Collected data:
template <int P, bool UPADD>
__device__ __forceinline__ void bneck_eval_body(const fpd_bneck_t& a, const int logW, const int bid_in, const int nblk, const int ntiles) {
    using L = BneckLds<P>;
    constexpr int C = L::C, LDX = L::LDX, LD2 = L::LD2, CW = L::CW, ASTG = L::ASTG;
    constexpr int TNH = P / 64;
    constexpr int NSTEP = 9 + 2;
    constexpr int W1V = P * 8 / 512;
    constexpr int NCH = C / 64;
    extern __shared__ __attribute__((aligned(16))) unsigned char smem[];

    const int tid = threadIdx.x, lane = tid & 63, wave = tid >> 6;
#ifdef FPD_BNECK_TIMING
    long long stamps[8];
    long long astamp[10];
    int acnt = 0;
#define ASTAMP() do { if (tid == 0 && bid_in == 0 && acnt < 10) astamp[acnt++] = clock64(); } while (0)
#else
#define ASTAMP() do { } while (0)
#endif
    STAMP(0);
    const int q = wave & 3, hC = wave >> 2;
    const int koff = 8 * (lane >> 5);
    const int H = a.H, W = a.W;
    const int M = a.N * H * W, GR = a.N * H;
    const int nrows = 128 >> logW, hrows = nrows + 2, WP = W + 2;
    const int rrows = 2 * nrows;
    const bool whole = L::whole(H, W);
    const int irows = L::irows(whole, nrows);
    const int zero_px = irows * WP;
    int m0 = 0, g0 = 0;
    int vrow0 = 0;

    float* s_sc1 = reinterpret_cast<float*>(smem);
    float* s_sh1 = s_sc1 + C;
    float* s_sc2 = s_sh1 + C;
    float* s_sh2 = s_sc2 + P;
    float* s_sc3 = s_sh2 + P;
    float* s_sh3 = s_sc3 + P;
    float* s_b3 = s_sh3 + P;
    bf16_t* sA2 = reinterpret_cast<bf16_t*>(s_sc1 + L::TAB);
    bf16_t* sR2 = sA2 + L::image_px(irows, W) * LD2;
    const bf16_t* __restrict__ x = reinterpret_cast<const bf16_t*>(a.x);
    const bf16_t* __restrict__ x2 = reinterpret_cast<const bf16_t*>(UPADD ? a.x2 : nullptr);
    const bf16_t* __restrict__ w1 = reinterpret_cast<const bf16_t*>(a.w1);
    const bf16_t* __restrict__ w2 = reinterpret_cast<const bf16_t*>(a.w2);
    const bf16_t* __restrict__ w3 = reinterpret_cast<const bf16_t*>(a.w3);

    int hp0 = whole ? W : 0;
    int npass = whole ? 1 : ((hrows * W + 127) >> 7);
    const int xpx = tid >> 3, xcv = (tid & 7) * 8;
    int xo[2];
    int xo2[UPADD ? 2 : 1];
    bool xok[2];
    auto pass_addr = [&](int p) __attribute__((always_inline)) {
#pragma unroll
        for (int i = 0; i < 2; ++i) {
            const int hp = hp0 + 128 * p + xpx + 64 * i;
            const int hr = hp >> logW, j = hp & (W - 1);
            const int g = g0 - 1 + hr;
            xok[i] = hr < hrows && (unsigned)g < (unsigned)GR;
            xo[i] = xok[i] ? (g * W + j) * C + xcv : 0;
            if constexpr (UPADD) xo2[i] = xok[i] ? ((((g >> 1) << logW) >> 1) + (j >> 1)) * C + xcv : 0;
        }
    };
    int w1o[W1V], w1l[W1V];
#pragma unroll
    for (int i = 0; i < W1V; ++i) {
        const int v = tid + i * 512;
        w1o[i] = (v >> 3) * C + (v & 7) * 8;
        w1l[i] = 128 * LDX + (v >> 3) * LDX + (v & 7) * 8;
    }
    const int xl = xpx * LDX + xcv;

    u32x4 rx[NCH][2], rw[NCH][W1V];
    u32x4 rx2[UPADD ? NCH : 1][2];
    auto a_load = [&](auto kcc) __attribute__((always_inline)) {
        constexpr int kc = decltype(kcc)::value;
        static_for<2>([&](auto ic) {
            constexpr int i = decltype(ic)::value;
            const u32x4 z = {0u, 0u, 0u, 0u};
            rx[kc][i] = z;
            if (xok[i]) rx[kc][i] = *reinterpret_cast<const u32x4*>(x + (xo[i] + kc * 64));
            if constexpr (UPADD) {
                rx2[kc][i] = z;
                if (xok[i]) rx2[kc][i] = *reinterpret_cast<const u32x4*>(x2 + (xo2[i] + kc * 64));
            }
        });
        static_for<W1V>([&](auto ic) {
            constexpr int i = decltype(ic)::value;
            rw[kc][i] = *reinterpret_cast<const u32x4*>(w1 + (w1o[i] + kc * 64));
        });
    };
    auto a_sum = [&](auto kcc, auto ic) __attribute__((always_inline)) {
        constexpr int kc = decltype(kcc)::value, i = decltype(ic)::value;
        if constexpr (UPADD) rx[kc][i] = bf16x8_sum(rx[kc][i], rx2[kc][i]);
    };
    constexpr int NSL = 2 + W1V;
    auto a_store_slice = [&](auto kcc, auto slc) __attribute__((always_inline)) {
        constexpr int kc = decltype(kcc)::value, sl = decltype(slc)::value;
        bf16_t* dst = sR2 + (kc & 1) * ASTG;
        if constexpr (sl < 2) {
            f32x4 sc[2], sh[2];
            sc[0] = *reinterpret_cast<const f32x4*>(s_sc1 + kc * 64 + xcv);
            sc[1] = *reinterpret_cast<const f32x4*>(s_sc1 + kc * 64 + xcv + 4);
            sh[0] = *reinterpret_cast<const f32x4*>(s_sh1 + kc * 64 + xcv);
            sh[1] = *reinterpret_cast<const f32x4*>(s_sh1 + kc * 64 + xcv + 4);
            float f[8];
            const u32x4 r = rx[kc][sl];
            DT<bf16_t>::unpack(make_uint4(r[0], r[1], r[2], r[3]), f);
#pragma unroll
            for (int e = 0; e < 8; ++e) f[e] = fmaxf(fmaf(f[e], sc[e >> 2][e & 3], sh[e >> 2][e & 3]), 0.f);
            *reinterpret_cast<uint4*>(dst + xl + 64 * sl * LDX) = DT<bf16_t>::pack(f);
        } else if constexpr (sl < NSL) {
            *reinterpret_cast<u32x4*>(dst + w1l[sl - 2]) = rw[kc][sl - 2];
        }
    };
    auto a_store = [&](auto kcc) __attribute__((always_inline)) {
        static_for<NSL>([&](auto slc) { a_store_slice(kcc, slc); });
    };
    constexpr int CPR = P / 8;
    constexpr int RPI = 64 / CPR;
    constexpr int DPW = P / RPI / 8;
    unsigned dma2[DPW], dma3[DPW];
#pragma unroll
    for (int j = 0; j < DPW; ++j) {
        const int row = wave * DPW * RPI + j * RPI + lane / CPR;
        const int sw = (P == 128) ? (row & 15) : ((row >> 1) & 7);
        const int c8 = ((lane % CPR) ^ sw) * 8;
        dma2[j] = (unsigned)(row * 9 * P + c8) * 2u;
        dma3[j] = (unsigned)(row * P + c8) * 2u;
    }
    auto t_dma = [&](auto sc_) __attribute__((always_inline)) {
        constexpr int s = decltype(sc_)::value;
        unsigned char* ring = reinterpret_cast<unsigned char*>(sR2) + (s & 1) * L::RING * 2 + wave * DPW * 1024;
        const char* gbase = s < 9 ? reinterpret_cast<const char*>(w2) + s * P * 2
                                  : reinterpret_cast<const char*>(w3) + (s - 9) * P * P * 2;
        static_for<DPW>([&](auto jc) {
            constexpr int j = decltype(jc)::value;
            unsigned off = s < 9 ? dma2[j] : dma3[j];
            asm volatile("" : "+v"(off));
            __builtin_amdgcn_global_load_lds((const __attribute__((address_space(1))) void*)(gbase + off),
                                             (__attribute__((address_space(3))) void*)(ring + j * 1024), 16, 0, 0);
        });
    };

    if (a.folded != nullptr) {
        for (int v = tid; v < L::TAB / 4; v += 512)
            reinterpret_cast<f32x4*>(s_sc1)[v] = reinterpret_cast<const f32x4*>(a.folded)[v];
    } else {
        bneck_fold_tables<P>(a, s_sc1, tid, 512);
    }

    const int t_beg = fpd_cut(bid_in, ntiles, nblk), t_end = fpd_cut(bid_in + 1, ntiles, nblk);
    for (int tile = t_beg; tile < t_end; ++tile) {
    {
        m0 = tile * 128;
        g0 = m0 >> logW;
        vrow0 = (tile * nrows) % rrows;
        if (!whole) {
            const bool incr = tile > t_beg && (g0 % H) != 0;
            hp0 = incr ? 2 * W : 0;
            npass = incr ? 1 : ((hrows * W + 127) >> 7);
        }
    }
    pass_addr(0);
    static_for<NCH>([&](auto kcc) { a_load(kcc); });
    if (npass > 1) pass_addr(1);
    __syncthreads();
    {
        constexpr int VR = LD2 / 8;
        const uint4 z = make_uint4(0, 0, 0, 0);
        for (int v = tid; v < (2 * irows + 3) * VR; v += 512) {
            const int pz = v / VR, cv = (v - pz * VR) * 8;
            const int px = pz < 2 * irows ? ((pz >> 1) * WP + ((pz & 1) ? WP - 1 : 0)) : zero_px + (pz - 2 * irows);
            *reinterpret_cast<uint4*>(sA2 + px * LD2 + cv) = z;
        }
    }
    a_sum(std::integral_constant<int, 0>{}, std::integral_constant<int, 0>{});
    a_sum(std::integral_constant<int, 0>{}, std::integral_constant<int, 1>{});
    STAMP(1);

    auto refill = [&](auto kcc, int pp) __attribute__((always_inline)) {
        if (pp + 1 < npass) a_load(kcc);
    };
#ifdef FPD_BNECK_TIMING
    acnt = 0;
#endif
    ASTAMP();
    a_store(std::integral_constant<int, 0>{});
    refill(std::integral_constant<int, 0>{}, 0);
    __syncthreads();
    ASTAMP();
    for (int p = 0; p < npass; ++p) {
        f32x16 acc[TNH];
#pragma unroll
        for (int tn = 0; tn < TNH; ++tn)
#pragma unroll
            for (int i = 0; i < 16; ++i) acc[tn][i] = 0.f;
        static_for<NCH>([&](auto kcc) {
            constexpr int kc = decltype(kcc)::value;
            auto stage_slice = [&](auto slc, auto lastc) __attribute__((always_inline)) {
                constexpr bool last = decltype(lastc)::value;
                if constexpr (kc + 1 < NCH) {
                    a_store_slice(std::integral_constant<int, (kc + 1) % NCH>{}, slc);
                    if constexpr (last) refill(std::integral_constant<int, (kc + 1) % NCH>{}, p);
                } else {
                    if (p + 1 < npass) {
                        a_store_slice(std::integral_constant<int, 0>{}, slc);
                        if constexpr (last) {
                            if (p + 2 < npass) pass_addr(p + 2);
                            refill(std::integral_constant<int, 0>{}, p + 1);
                        }
                    }
                }
            };
            const bf16_t* xrow = sR2 + (kc & 1) * ASTG + (q * 32 + (lane & 31)) * LDX + koff;
            const bf16_t* wrow = sR2 + (kc & 1) * ASTG + 128 * LDX + (hC * CW + (lane & 31)) * LDX + koff;
            static_for<4>([&](auto kkc) {
                constexpr int kk = decltype(kkc)::value;
                const bf16x8 px = *reinterpret_cast<const bf16x8*>(xrow + kk * 16);
#pragma unroll
                for (int tn = 0; tn < TNH; ++tn) {
                    const bf16x8 wf = *reinterpret_cast<const bf16x8*>(wrow + tn * 32 * LDX + kk * 16);
                    acc[tn] = __builtin_amdgcn_mfma_f32_32x32x16_bf16(wf, px, acc[tn], 0, 0, 0);
                }
                if constexpr (!UPADD) {
                    stage_slice(kkc, std::integral_constant<bool, kk == NSL - 1>{});
                } else {
                    if constexpr (kk < 2) {
                        if constexpr (kc + 1 < NCH) {
                            if (p == 0) a_sum(std::integral_constant<int, (kc + 1) % NCH>{}, kkc);
                        }
                        stage_slice(std::integral_constant<int, (kk + 2 < NSL ? kk + 2 : NSL)>{}, std::false_type{});
                    } else {
                        stage_slice(std::integral_constant<int, kk - 2>{}, std::integral_constant<bool, kk == 3>{});
                        if (p + 1 < npass) a_sum(kcc, std::integral_constant<int, kk - 2>{});
                    }
                }
            });
            __syncthreads();
            ASTAMP();
        });
        if (p + 1 == npass) {
            t_dma(std::integral_constant<int, 0>{});
            t_dma(std::integral_constant<int, 1>{});
        }
        const int hp = hp0 + 128 * p + q * 32 + (lane & 31);
        const int hr = hp >> logW, j = hp & (W - 1);
        if (hr < hrows) {
            const int rr = whole ? hr : ((vrow0 + hr) & (rrows - 1));
            act_store(acc, s_sc2, s_sh2, hC * CW, lane, sA2 + (rr * WP + j + 1) * LD2);
        }
    }

    const int ml = q * 32 + (lane & 31);
    const int a3px = whole ? 0 : vrow0 * WP;
    int ab[3];
    {
        const int ti = ml >> logW, tj = ml & (W - 1);
        const int g = g0 + ti;
        const int pr = g % H;
        const bool live = g < GR;
        const int r0 = whole ? ti : ((vrow0 + ti) & (rrows - 1)), r1 = whole ? ti + 1 : ((vrow0 + ti + 1) & (rrows - 1)),
                  r2 = whole ? ti + 2 : ((vrow0 + ti + 2) & (rrows - 1));
        ab[0] = (live && pr - 1 >= 0) ? (r0 * WP + tj) * LD2 : zero_px * LD2;
        ab[1] = live ? (r1 * WP + tj) * LD2 : zero_px * LD2;
        ab[2] = (live && pr + 1 < H) ? (r2 * WP + tj) * LD2 : zero_px * LD2;
    }
    STAMP(2);
    __syncthreads();
    STAMP(3);

    f32x16 accB[TNH], accC[2][TNH];
#pragma unroll
    for (int tn = 0; tn < TNH; ++tn)
#pragma unroll
        for (int i = 0; i < 16; ++i) accB[tn][i] = 0.f;

    const int wsw = (P == 128) ? (lane & 15) : ((lane >> 1) & 7);
    auto mma = [&](const bf16_t* arow, int buf, f32x16* acc, auto behind) __attribute__((always_inline)) {
        const bf16_t* wbase = sR2 + buf * L::RING + (hC * CW + (lane & 31)) * P;
        static_for<P / 16>([&](auto kkc) {
            constexpr int kk = decltype(kkc)::value;
            const bf16x8 px = *reinterpret_cast<const bf16x8*>(arow + kk * 16);
            const int wo = ((2 * kk + (lane >> 5)) ^ wsw) * 8;
#pragma unroll
            for (int tn = 0; tn < TNH; ++tn) {
                const bf16x8 wf = *reinterpret_cast<const bf16x8*>(wbase + tn * 32 * P + wo);
                acc[tn] = __builtin_amdgcn_mfma_f32_32x32x16_bf16(wf, px, acc[tn], 0, 0, 0);
            }
            behind(kkc);
        });
    };

    constexpr int VW = CW / 8;
    constexpr int NIT = 32 * VW / 64;
    u32x4 rres[2][NIT];
    u32x4 rres2[UPADD ? NIT : 1];
    auto res_load = [&](auto stc) __attribute__((always_inline)) {
        constexpr int st = decltype(stc)::value;
        static_for<NIT>([&](auto itc) {
            constexpr int it = decltype(itc)::value;
            const int idx = lane + 64 * it;
            const int px = idx / VW, cv = (idx - px * VW) * 8;
            const int m = m0 + q * 32 + px;
            const u32x4 z = {0u, 0u, 0u, 0u};
            rres[st][it] = z;
            if (m < M) rres[st][it] = *reinterpret_cast<const u32x4*>(x + ((size_t)m * C + st * P + hC * CW + cv));
            if constexpr (UPADD) {
                const int g = m >> logW, j = m & (W - 1);
                const int m2 = (((g >> 1) << logW) >> 1) + (j >> 1);
                rres2[it] = z;
                if (m < M) rres2[it] = *reinterpret_cast<const u32x4*>(x2 + ((size_t)m2 * C + st * P + hC * CW + cv));
            }
        });
    };
    auto res_sum = [&](auto stc, auto itc) __attribute__((always_inline)) {
        constexpr int st = decltype(stc)::value, it = decltype(itc)::value;
        if constexpr (UPADD && it < NIT) rres[st][it] = bf16x8_sum(rres[st][it], rres2[it]);
    };

    static_for<NSTEP>([&](auto sc_) {
        constexpr int s = decltype(sc_)::value;
        if constexpr (s >= 1 && s + 1 < NSTEP) t_dma(std::integral_constant<int, (s + 1 < NSTEP ? s + 1 : 0)>{});
        if constexpr (s < 9) {
            mma(sA2 + ab[s / 3] + (s % 3) * LD2 + koff, s & 1, accB, [](auto) {});
        } else {
#pragma unroll
            for (int tn = 0; tn < TNH; ++tn)
#pragma unroll
                for (int i = 0; i < 16; ++i) accC[s - 9][tn][i] = 0.f;
            mma(sA2 + (a3px + ml) * LD2 + koff, s & 1, accC[s - 9],
                [&](auto kkc) { res_sum(std::integral_constant<int, s - 9>{}, kkc); });
        }
        if constexpr (s + 1 < NSTEP) {
            if constexpr (s == 8) res_load(std::integral_constant<int, 0>{});
            if constexpr (s == 9) res_load(std::integral_constant<int, 1>{});
            __syncthreads();
        }
        if constexpr (s == 8) {
            STAMP(4);
            act_store(accB, s_sc3, s_sh3, hC * CW, lane, sA2 + (a3px + ml) * LD2);
            __syncthreads();
        }
    });

    STAMP(5);
    float* stage = reinterpret_cast<float*>(sR2) + wave * 32 * L::LST;
    bf16_t* __restrict__ y = reinterpret_cast<bf16_t*>(a.y);
    static_for<2>([&](auto stc) {
        constexpr int st = decltype(stc)::value;
        __syncthreads();
        epi_stage<TNH>(accC[st], stage, lane);
        __syncthreads();
        static_for<NIT>([&](auto itc) {
            constexpr int it = decltype(itc)::value;
            const int idx = lane + 64 * it;
            const int px = idx / VW, cv = (idx - px * VW) * 8;
            const int m = m0 + q * 32 + px;
            if (m < M) {
                const int c = st * P + hC * CW + cv;
                *reinterpret_cast<uint4*>(y + ((size_t)m * C + c)) = epi_vec(stage + px * L::LST + cv, s_b3 + c, rres[st][it]);
            }
        });
    });
    }
#ifdef FPD_BNECK_TIMING
    STAMP(6);
    if (tid == 0 && bid_in == 0)
        printf("bneck W=%d: setup %lld | phaseA %lld | tile0 %lld | B(9 taps) %lld | a3+C %lld | epilogue %lld | total %lld cycles\n",
               W, stamps[1] - stamps[0], stamps[2] - stamps[1], stamps[3] - stamps[2], stamps[4] - stamps[3],
               stamps[5] - stamps[4], stamps[6] - stamps[5], stamps[6] - stamps[0]);
    if (tid == 0 && bid_in == 0 && acnt == 10)
        printf("  phase A steps: first-stage %lld | pass0 %lld %lld %lld %lld | pass1 %lld %lld %lld %lld | a2 write %lld\n",
               astamp[1] - astamp[0], astamp[2] - astamp[1], astamp[3] - astamp[2], astamp[4] - astamp[3], astamp[5] - astamp[4],
               astamp[6] - astamp[5], astamp[7] - astamp[6], astamp[8] - astamp[7], astamp[9] - astamp[8], stamps[2] - astamp[9]);
#endif
}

#### Prompt
Starting with the line that holds "extern __shared__ __attribute__((aligned(16)))" and ending with the line that holds "float* s_b3 = s_sh3 + P;", retype every line in the data above exactly, and nothing else.

#### Solution to this task
    extern __shared__ __attribute__((aligned(16))) unsigned char smem[];

    const int tid = threadIdx.x, lane = tid & 63, wave = tid >> 6;
#ifdef FPD_BNECK_TIMING
    long long stamps[8];
    long long astamp[10];
    int acnt = 0;
#define ASTAMP() do { if (tid == 0 && bid_in == 0 && acnt < 10) astamp[acnt++] = clock64(); } while (0)
#else
#define ASTAMP() do { } while (0)
#endif
    STAMP(0);
    const int q = wave & 3, hC = wave >> 2;
    const int koff = 8 * (lane >> 5);
    const int H = a.H, W = a.W;
    const int M = a.N * H * W, GR = a.N * H;
    const int nrows = 128 >> logW, hrows = nrows + 2, WP = W + 2;
    const int rrows = 2 * nrows;
    const bool whole = L::whole(H, W);
    const int irows = L::irows(whole, nrows);
    const int zero_px = irows * WP;
    int m0 = 0, g0 = 0;
    int vrow0 = 0;

    float* s_sc1 = reinterpret_cast<float*>(smem);
    float* s_sh1 = s_sc1 + C;
    float* s_sc2 = s_sh1 + C;
    float* s_sh2 = s_sc2 + P;
    float* s_sc3 = s_sh2 + P;
    float* s_sh3 = s_sc3 + P;
    float* s_b3 = s_sh3 + P;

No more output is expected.